Wir leben nicht nur nicht in besonders harten Zeiten. Die Zeiten sind immer gleich hart und gleich warm und herzlich. Wir leben in Zeiten neuer Chancen, auch das ist nicht neu, aber wir können es jetzt besser erkennen als je zuvor. 1918, noch bevor die spanische Grippe beendet war, zerfielen fünf große und schädliche Reiche: das Osmanische Reich, das schon mehrere Jahrhunderte lang geschwächelt hatte (‚der kranke Mann am Bosporus‘), das Russische Zarenreich, ein Unort von Ausbeutung, Unterdrückung und Alkoholismus, die österreichisch-ungarische Doppelmonarchie, ein am eigenen Rassismus gescheiterter Vielvölkerstaat, das deutsche Kaiserreich, bis heute das Vorbild für Bürokratismus, Militarismus und Kadavergehorsam und, allerdings noch nicht vollständig und krass angeheizt durch die spanische Grippe, das British Empire. Sie gingen zurecht, weil sie sich überlebt hatten, unter, aber sie alle hatten auch gute Seiten. Das Osmanische Reich war von einem zwanzigjährigen Visionär, Mehmet II., errichtet worden,  sein enormer Beitrag zur Musikgeschichte kann hier nicht ausgeführt werden, Russland brachte Lew Graf Tolstoi mit seiner Lebensreform hervor, Deutschland Bach, das Automobil und die Schallplatte, Österreich Beethoven und Kafka und Großbritannien den Widerwillen vor kolonialer Ausbeutung.

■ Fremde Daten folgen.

def shared_gpu() -> bool:
    v = os.environ.get("SP3D_SHARED_GPU")
    if v is not None:
        return v.lower() in ("1", "true", "yes", "on")
    if any(os.environ.get(k) not in (None, "") for k in ("HIP_VISIBLE_DEVICES", "CUDA_VISIBLE_DEVICES", "ROCR_VISIBLE_DEVICES",
                                                          "GPU_DEVICE_ORDINAL")):
# ... 9 lines not shown
        pass
    return False


def load():
    global _lib, LIB_PATH
    if _lib is not None:
        return _lib
    if shared_gpu() and LIB_PATH == _DEFAULT_LIB_PATH:
        LIB_PATH = NOPK_LIB_PATH
    if not os.path.exists(LIB_PATH):
        raise Sp3dError(
            f"{LIB_PATH} not found - the HIP extension is not built. Run `python -m selfpose3d_amd.build` "
            "(hipcc, gfx950). There is no CPU fallback for the unprojection path.")
    lib = C.CDLL(LIB_PATH)
    for table, required in ((SIGNATURES, True), (ONE_TRAIN_SIGNATURES, True), (UPCONV_SIGNATURES, True),
                            (TUNING_SIGNATURES, False)):
        for name, sig in table.items():
            if required or hasattr(lib, name):
                ret, args = sig.split(":")
                fn = getattr(lib, name)
                fn.restype = _CTYPES[ret]
                fn.argtypes = [_CTYPES[a] for a in args.replace(" ", "")]
    if lib.sp3d_abi_version() != ABI_VERSION:
        raise Sp3dError(f"libsp3d.so ABI {lib.sp3d_abi_version()} != binding ABI {ABI_VERSION}; rebuild")
    _lib = lib
    return lib


def check(rc: int, what: str):
    if rc != 0:
# ... 603 lines not shown


def wino_weights_split(U: torch.Tensor, chunk: int = 8) -> torch.Tensor:
    P, Cc, O = (int(v) for v in U.shape)
    U = U.float()
    hi = U.bfloat16()
    r = U - hi.float()
    mid = r.bfloat16()
    lo = (r - mid.float()).bfloat16()
    pieces = torch.stack([mid, hi, lo], 0).reshape(3, P, Cc // chunk, chunk // 4, 4, O)
    return pieces.permute(1, 2, 3, 5, 0, 4).contiguous()


def conv_weights_split(w: torch.Tensor) -> torch.Tensor:
    O, Cc = int(w.shape[0]), int(w.shape[1])
    pc = wino_weights_split(w.float().permute(4, 3, 2, 1, 0).reshape(27, Cc, O).contiguous(), 8)
    mid, hi, lo = pc[..., 0, :], pc[..., 1, :], pc[..., 2, :]
    return torch.stack([hi, lo, hi, hi, mid, mid], -2).contiguous()


def conv3_split_(x: torch.Tensor, W3: torch.Tensor, shift: torch.Tensor, mode: int,
                 residual: Optional[torch.Tensor] = None) -> torch.Tensor:
    lib = load()
    _require_cuda(x, "x")
    B, Cc, X, Y, Z = (int(v) for v in x.shape)
    _require_cl3d_f32(x, "conv3_split_")
    O = int(W3.shape[3])
    dev = x.device
    y = _empty_cl3d(B, O, X, Y, Z, dev)
    if residual is not None:
        residual = _as_cl3d(residual)
    check(lib.sp3d_conv3_split(x.data_ptr(), W3.data_ptr(), y.data_ptr(), shift.data_ptr(), _opt(residual), int(mode),
                               B, X, Y, Z, Cc, O, _stream(dev)), "sp3d_conv3_split")
    return y


def wino_conv3d_(x: torch.Tensor, U: torch.Tensor, shift: torch.Tensor, mode: int,
                 residual: Optional[torch.Tensor] = None) -> torch.Tensor:
    lib = load()
    _require_cuda(x, "x")
    B, Cc, X, Y, Z = (int(v) for v in x.shape)
    _require_cl3d_f32(x, "wino_conv3d_")
    O = int(U.shape[2])
    T = B * ((X + 1) // 2) * ((Y + 1) // 2) * ((Z + 1) // 2)
    V = torch.empty((64, T, Cc), dtype=torch.float32, device=x.device)
    check(lib.sp3d_wino_input(x.data_ptr(), V.data_ptr(), B, X, Y, Z, Cc, _stream(x.device)), "sp3d_wino_input")
    M = torch.bmm(V, U)
    y = _empty_cl3d(B, O, X, Y, Z, x.device)
    if residual is not None:
        residual = _as_cl3d(residual)
    check(lib.sp3d_wino_output(M.data_ptr(), y.data_ptr(), shift.data_ptr(), _opt(residual), int(mode), B, X, Y, Z, O,
                               _stream(x.device)), "sp3d_wino_output")
    return y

Jede Zeit hat ihre Chancen. Wer mit Corona fertig wurde, kann auch Weihnachten in der heutigen konsumistischen Perversion abschaffen. Das wird natürlich kein administrativer Akt sein, sondern die durch Überzeugung erreichte Abänderung der Gewohnheiten.  Die Plastiktüte ist das Vorbild. Auch die Atombombe ist seit Hiroshima und Nagasaki nie wieder angewendet worden, sie kann weg. Der Plastikbecher muss das nächste Ziel sein. Dann kommt Weihnachten.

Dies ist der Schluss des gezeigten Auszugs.